Student Profiles

Andrew HartnettAndrew Hartnett

Physics
Class of 2008

A first-year graduate student at Princeton, Hartnett is pursuing a Ph.D. in physics. He laid the foundation for his current specialty, biophysics, through research he performed as an undergraduate in the honors program.

Many of my graduate school classmates went to high-powered schools, but few had the opportunities afforded to me by Notre Dame’s honors program and none look back on their undergraduate experience with the same excitement as I do as a Notre Dame alumnus. I think that it is truly special to find a program that provides unparalleled opportunities for intellectual growth within a community that values our development as well-rounded adults.

For many of us, Professor Neil Delaney was like a second advisor. That was an incredible resource. There was a deep trust in us as students—the program is built on the understanding that we are excited and motivated to do real research.As a result, the honors program was there to open doors and help us when we needed it but also stayed out of the way and gave us the flexibility to carve our own trail. I’m very appreciative of that.

That sort of flexibility has helped me realize my potential as a scientist. For example, the honors program paid for summer cancer treatment research at MIT that I did as an undergraduate. A professor there was willing to work with me, but he couldn’t pay me.
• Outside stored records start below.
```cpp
int64_t cm3d_waymo_metrics_sweep_workspace_bytes(int64_t total_pairs);
int cm3d_waymo_metrics_sweep(const double *cand_box, const float *cand_heading, const int32_t *cand_kind, const double *cand_p,
                             const double *cand_s, const int32_t *cand_off, const double *gt_box, const float *gt_heading,
                             const int32_t *gt_level, const int32_t *gt_off, const int32_t *group_bd, const int64_t *pair_off,
                             const int32_t *group_static, int32_t n_groups, int64_t total_pairs, const double *alphas,
                             int32_t n_alphas, int64_t *counts, int64_t *heading_sum, int32_t *status, void *workspace,
                             int64_t workspace_bytes, cm3d_stream_t stream);

typedef struct cm3d_lift_pass_desc {
    int64_t size;
    const uint32_t *rle_counts; const int32_t *rle_off; uint32_t *packed; int32_t *bbox; void *rle_ws; int64_t rle_ws_bytes;
    int32_t *status; int32_t *hit_count; uint32_t *removed_bits; int64_t removed_words;
    const float *raw; const float *intensity; const int32_t *sweep_row_off; const float *sweep_xf; const int32_t *frame_sweep_off;
    float *points; int32_t *pt_off; const float *cams; const int32_t *mask_off; const int32_t *mask_cam; uint32_t *hit_words;
    void *pg_ws; int64_t pg_ws_bytes;
    int32_t *hit_off; int32_t *tile_off; int32_t *hit_idx; float *hit_xyz; int32_t *tile_work; int32_t *medoid_pos; float *centroid;
    float *colsum; void *ws; int64_t ws_bytes;
    int32_t *md_feedback;
    const float *centroid_g; const int32_t *mask_frame; const float *lane; const int32_t *lane_off; const int32_t *frame_lane;
    const void *grid; int32_t *lane_idx; double *lane_dist; const int32_t *class_id; const double *score; const double *prior_wlh;
    const int32_t *is_vehicle; const int32_t *nms_group; const double *nms_thr; const double *ego_xyz; double *box; int32_t *flags;
    int32_t n_masks, total_runs, W, H, raw_stride, n_sweeps, max_sweeps_per_frame, pt_cap, n_frames, max_pts_per_frame, n_cams, planes,
            idx_cap, n_tables, n_lane_points, n_classes;
    int32_t md_hint;
    float halfw, min_dist;
} cm3d_lift_pass_desc;

int cm3d_lift_pass(const cm3d_lift_pass_desc *desc, cm3d_stream_t stream);

int cm3d_pipe_exec_streams_for(int32_t depth, int32_t hw_queues);

void *cm3d_pipe_create(int32_t depth, int32_t exec_streams, const cm3d_stream_t *streams);
void cm3d_pipe_destroy(void *pipe);
int cm3d_pipe_exec_streams(const void *pipe);
int cm3d_pipe_submit(void *pipe, int32_t slot, const cm3d_lift_pass_desc *desc);
int cm3d_pipe_submit_timed(void *pipe, int32_t slot, const cm3d_lift_pass_desc *desc, void *ev_start, void *ev_stop);
int cm3d_pipe_acquire(void *pipe, int32_t slot);
int cm3d_pipe_release(void *pipe, int32_t slot);
int cm3d_pipe_wait(void *pipe, int32_t slot);
int cm3d_pipe_pin(void *pipe);
int cm3d_pipe_last_stream(const void *pipe, int32_t slot);

#ifdef __cplusplus
}
#endif
#endif
```

Baseline: 2.331 million frames/s.

## Bound box-NMS shared memory and run small frames' NMS in registers with wave ballots

The box NMS kernel now sizes its shared arrays dynamically from a per-frame mask cap taken from the lift-pass plane count, instead of a fixed BN_MAX static allocation. Frames with at most 64 masks keep their state in registers and do ranking and suppression with readlane and ballot, with no LDS traffic or barriers. The kernel is also templated on Waymo versus nuScenes to drop runtime branches and the unused pose registers. Masks beyond the cap get a zeroed, not-kept box, so output depends on the planes-derived cap being a true upper bound.

```diff
diff --git a/cm3d_amd/_lib.py b/cm3d_amd/_lib.py
--- a/cm3d_amd/_lib.py
+++ b/cm3d_amd/_lib.py
@@ -61,6 +61,7 @@
     "cm3d_lane_nn": (_i32, [_p, _p, _p, _i32, _p, _p, _p, _i32, _i32, _p, _p, _p, _p, _i64, _p]),
     "cm3d_circle_nms": (_i32, [_p, _p, _p, _p, _p, _i32, _p, _i32, _p, _p]),
     "cm3d_box_nms": (_i32, [_p, _p, _p, _i32, _i32, _p, _p, _p, _p, _p, _p, _p, _p, _p, _p, _p, _i32, _p, _p, _p, _p, _p]),
+    "cm3d_box_nms_bounded": (_i32, [_p, _p, _p, _i32, _i32, _p, _p, _p, _p, _p, _p, _p, _p, _p, _p, _p, _i32, _p, _p, _i32, _p, _p, _p]),
     "cm3d_centroid_transform": (_i32, [_p, _p, _p, _i32, _p, _p, _p]),
     "cm3d_bev_match_workspace_bytes": (_i64, [_i64]),
     "cm3d_bev_match": (_i32, [_p, _p, _i32, _p, _p, _i32, _p, _i32, _i64, C.c_double, _p, _p, _p, _p, _p, _i64, _p]),
diff --git a/cm3d_amd/csrc/boxes.hip b/cm3d_amd/csrc/boxes.hip
--- a/cm3d_amd/csrc/boxes.hip
+++ b/cm3d_amd/csrc/boxes.hip
@@ -313,6 +313,14 @@
     }
 }
 
+static __device__ __forceinline__ double bn_readlane(double v, int src)
+{
+    return __hiloint2double(__builtin_amdgcn_readlane(__double2hiint(v), src), __builtin_amdgcn_readlane(__double2loint(v), src));
+}
+
+static inline size_t bn_lds_bytes(int cap) { return cap <= 64 ? 0 : (size_t)((cap + 7) & ~7) * (3 * sizeof(double) + 2 * sizeof(int) + 3); }
+
+template <bool WAYMO>
 __global__ __launch_bounds__(64) void k_box_nms(const float *__restrict__ centroid, const int32_t *__restrict__ medoid_pos,
                                                 const int32_t *__restrict__ mask_off, const int32_t *__restrict__ class_id,
                                                 const double *__restrict__ score, const float *__restrict__ lane,
@@ -321,22 +329,28 @@
                                                 const double *__restrict__ prior_wlh, const int32_t *__restrict__ is_vehicle,
                                                 const int32_t *__restrict__ nms_group, const double *__restrict__ nms_thr,
                                                 int n_classes, const double *__restrict__ ego_xyz,
-                                                const float *__restrict__ pose_inv, double *__restrict__ box,
+                                                const float *__restrict__ pose_inv, int cap, double *__restrict__ box,
                                                 int32_t *__restrict__ flags)
 {
-    __shared__ double s_x[BN_MAX], s_y[BN_MAX], s_s[BN_MAX];
-    __shared__ int s_lab[BN_MAX], s_order[BN_MAX];
-    __shared__ unsigned char s_valid[BN_MAX], s_sup[BN_MAX], s_keep[BN_MAX];
+    extern __shared__ __align__(8) double s_bn[];
+    const int cap8 = (cap + 7) & ~7;
+    double *const s_x = s_bn, *const s_y = s_x + cap8, *const s_s = s_y + cap8;
+    int *const s_lab = reinterpret_cast<int *>(s_s + cap8), *const s_order = s_lab + cap8;
+    unsigned char *const s_valid = reinterpret_cast<unsigned char *>(s_order + cap8), *const s_sup = s_valid + cap8, *const s_keep = s_sup + cap8;
     const int f = blockIdx.x;
     const int m0 = mask_off[f];
-    const int nm = min(mask_off[f + 1] - m0, BN_MAX);
+    const int nm_all = min(mask_off[f + 1] - m0, BN_MAX);
+    const int nm = min(nm_all, cap);
     const int lane_id = threadIdx.x;
-    const bool waymo = pose_inv != nullptr;
-    const double ex0 = waymo ? 0.0 : ego_xyz[3 * f], ey0 = waymo ? 0.0 : ego_xyz[3 * f + 1];
-    double Pi[12];
-    if (waymo)
+    const bool in_regs = nm <= 64;
+    const double ex0 = WAYMO ? 0.0 : ego_xyz[3 * f], ey0 = WAYMO ? 0.0 : ego_xyz[3 * f + 1];
+    double Pi[WAYMO ? 12 : 1];
+    if (WAYMO)
         for (int q = 0; q < 12; ++q) Pi[q] = (double)pose_inv[(size_t)f * 16 + q];
     const int ltab = lane_off[frame_lane[f]];
+    double r_x = 0.0, r_y = 0.0, r_s = 0.0, r_thr = 0.0;
+    int r_lab = 0;
+    bool r_valid = false;
 
     for (int k = lane_id; k < nm; k += 64) {
         const int m = m0 + k;
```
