template <typename E>
int xattn_stats(const void* q, const void* k, int B, int H, int N, int T, int D, int64_t q_batch_stride,
                int64_t q_row_stride, int64_t k_batch_stride, int64_t k_row_stride, int stat, const int32_t* kinds,
                bool per_image, const int32_t* wmap_index, float* stats, void* workspace, size_t workspace_bytes,
                void* stream) {
  int rc = check_common(q, k, B, H, N, T, D, q_batch_stride, q_row_stride, k_batch_stride, k_row_stride);
  if (rc) return rc;
  if (!stats || !workspace) return PWW_ERR_BAD_ARG;
  if (per_image ? !kinds : (stat != PWW_STAT_MAX && stat != PWW_STAT_STD)) return PWW_ERR_BAD_ARG;
  if (workspace_bytes < pww_xattn_workspace_bytes(B, H, N, T, D)) return PWW_ERR_WORKSPACE;
  if (pww::num_sms() > kStatSlotsPerImage) return PWW_ERR_WORKSPACE;
  pww::XattnParams<E> p = xattn_params<E>(q, k, nullptr, nullptr, B, H, N, T, D, q_batch_stride, q_row_stride,
                                          k_batch_stride, k_row_stride, 0, 0);
  p.wmap_index = wmap_index; p.stat = stat; p.stat_kind = per_image ? kinds : nullptr; p.stats_out = stats;
  p.counters = (unsigned int*)workspace;
  p.partials = (pww::StatPartial*)((char*)workspace + align_up((size_t)B * sizeof(unsigned int), 256));
  for (int b0 = 0; b0 < B; b0 += pww::tc::kMaxBatch) {
    const pww::XattnParams<E> c = images(p, b0, std::min(B - b0, pww::tc::kMaxBatch));
    const cudaError_t e =
        with_shape(D, T, [&](auto k) { return pww::tc::launch_stats<k.D, k.KC>(c, (cudaStream_t)stream); });
    if (e != cudaSuccess) return cuda_fail(e);
  }
  return PWW_OK;
}

template <typename E>
int xattn_fwd(const void* q, const void* k, const void* v, void* out, int B, int H, int N, int T, int D,
              int64_t q_batch_stride, int64_t q_row_stride, int64_t k_batch_stride, int64_t k_row_stride,
              int64_t o_batch_stride, int64_t o_row_stride, const float* wmap, int64_t wmap_batch_stride,
              const int32_t* wmap_index, const float* stats, const float* g_sigma, int64_t g_stride, float scale,
              void* stream) {
  int rc = check_common(q, k, B, H, N, T, D, q_batch_stride, q_row_stride, k_batch_stride, k_row_stride);
  if (rc) return rc;
  if (!v || !out || !aligned16(v) || !aligned16(out)) return PWW_ERR_BAD_ARG;
  if ((o_batch_stride | o_row_stride) & 7 || o_row_stride < (int64_t)H * D) return PWW_ERR_BAD_ARG;
  if (wmap && (!stats || !g_sigma)) return PWW_ERR_BAD_ARG;
  pww::XattnParams<E> p = xattn_params<E>(q, k, v, out, B, H, N, T, D, q_batch_stride, q_row_stride, k_batch_stride,
                                          k_row_stride, o_batch_stride, o_row_stride);
  p.wmap = wmap; p.wmap_bs = wmap_batch_stride; p.wmap_index = wmap ? wmap_index : nullptr;
  p.stats = stats; p.g_sigma = g_sigma; p.g_stride = g_stride; p.scale = scale;
  for (int b0 = 0; b0 < B; b0 += pww::tc::kMaxBatch) {
    pww::XattnParams<E> c = images(p, b0, std::min(B - b0, pww::tc::kMaxBatch));
    if (wmap && !wmap_index) c.wmap += (int64_t)b0 * wmap_batch_stride;
    const cudaError_t e =
        with_shape(D, T, [&](auto k) { return pww::tc::launch_fwd<k.D, k.KC>(c, (cudaStream_t)stream); });
    if (e != cudaSuccess) return cuda_fail(e);
  }
  return PWW_OK;
}

template <typename E>
int xattn_fused(const void* q, const void* k, const void* v, void* out, int B, int H, int N, int T, int D,
                int64_t q_batch_stride, int64_t q_row_stride, int64_t k_batch_stride, int64_t k_row_stride,
                int64_t o_batch_stride, int64_t o_row_stride, const void* mpack, int64_t mpack_batch_stride, int Bw,
                const int8_t* cidx, const int32_t* wmap_index, int stat, const int32_t* kinds, bool per_image,
                const float* g_sigma, float scale, float* stats, void* workspace, size_t workspace_bytes,
                void* stream, const pww::fx::FxRecord* rec = nullptr) {
  int rc = check_common(q, k, B, H, N, T, D, q_batch_stride, q_row_stride, k_batch_stride, k_row_stride);
  if (rc) return rc;
  if (!v || !out || !aligned16(v) || !aligned16(out)) return PWW_ERR_BAD_ARG;
  if ((o_batch_stride | o_row_stride) & 7 || o_row_stride < (int64_t)H * D || o_batch_stride <= 0) return PWW_ERR_BAD_ARG;
  if (rec && (!rec->ridx || !rec->rec_index || !rec->rec_acc || !aligned16(rec->rec_acc) ||
              rec->rec_bs < (int64_t)H * N * pww::core::kRegions))
    return PWW_ERR_BAD_ARG;
  if (mpack) {
    if (!cidx || !g_sigma || !workspace || Bw <= 0 || !aligned16(mpack)) return PWW_ERR_BAD_ARG;
    if ((mpack_batch_stride & 7) || mpack_batch_stride < (int64_t)N * pww::fx::kMW) return PWW_ERR_BAD_ARG;
    if (per_image ? !kinds : (stat != PWW_STAT_MAX && stat != PWW_STAT_STD)) return PWW_ERR_BAD_ARG;
    if (workspace_bytes < pww_xattn_fused_workspace_bytes()) return PWW_ERR_WORKSPACE;
  }
  pww::XattnParams<E> p = xattn_params<E>(q, k, v, out, B, H, N, T, D, q_batch_stride, q_row_stride, k_batch_stride,
                                          k_row_stride, o_batch_stride, o_row_stride);
  p.g_sigma = g_sigma; p.g_stride = per_image ? 1 : 0; p.scale = scale; p.stat = stat;
  p.stat_kind = per_image ? kinds : nullptr; p.stats_out = stats;
  p.wmap_index = mpack ? wmap_index : nullptr;
  p.counters = (unsigned int*)workspace;
  p.partials = workspace ? (pww::StatPartial*)((char*)workspace + 512) : nullptr;
  int chunk = pww::fx::kMaxBatch;
  const int tiles = pww::ceil_div(N, pww::core::kBM);
  const int hg = pww::ceil_div(H, D == 40 ? pww::fx::Cfg2<40>::G : (D == 64 ? pww::fx::Cfg2<64>::G : 1));
  while (chunk > 1) {
    const int cb = B < chunk ? B : chunk;
    if (pww::fx::fused2_fits(cb, hg, tiles, pww::fx::fused_grid(cb * hg * tiles))) break;
    chunk >>= 1;
  }
  for (int b0 = 0; b0 < B; b0 += chunk) {
    pww::XattnParams<E> c = images(p, b0, std::min(B - b0, chunk));
    const void* mp = mpack;
    const int8_t* ci = cidx;
    if (mpack && !wmap_index) {
      mp = (const __half*)mpack + (int64_t)b0 * mpack_batch_stride;
      ci = cidx + (int64_t)b0 * pww::core::kTP * pww::core::chunks_of(T);
    }
    c.wmap = (const float*)mp;
    pww::fx::FxRecord r;
    if (rec) {
      r = *rec;
      r.rec_index += b0;
    }
    const cudaError_t e = with_shape(D, T, [&](auto k) {
      return pww::fx::launch_fused2<k.D, k.KC>(c, mp, mpack_batch_stride, ci, (cudaStream_t)stream, rec ? &r : nullptr);
    });
    if (e == cudaErrorInvalidConfiguration) return PWW_ERR_UNSUPPORTED;
    if (e != cudaSuccess) return cuda_fail(e);
  }
  return PWW_OK;
}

I was studying in Rome at the time and sent Professor Delaney an email explaining the situation, and the next thing I knew there was a check in the mail to pay for my summer housing. The opportunity to go work with world experts on a cutting-edge project that I was truly excited about completely changed my academic path.Beyond getting me into grad school and being the subject of my senior thesis, my summer research experience showed me that I could build a career using physics to impact medical care.

Conventional radiation therapy uses X-rays. You’re radiating a tremendous amount of healthy tissue, and you have some classes of patients—including young children and the elderly—who are more vulnerable to that type of treatment.

One of the emerging treatment technologies is called proton radiotherapy. You shoot protons, instead of electrons, at tumors. A team of physicists has designed a compact, superconducting accelerator that costs approximately $15 million—about a tenth of the price of previous systems. The whole idea is to make this type of treatment more widely available. My undergraduate research dealt specifically with the design of a channel to get protons out of the accelerator and to the patient.

Beyond this experience, the honors program provided me with a broad knowledge base that's been invaluable. In science, you have to get people excited in order to get funding. The ability to communicate extremely technical ideas to a general audience and to understand how you can connect your discipline with a wide variety of others—history, biology, and art, to name a few—is fantastic.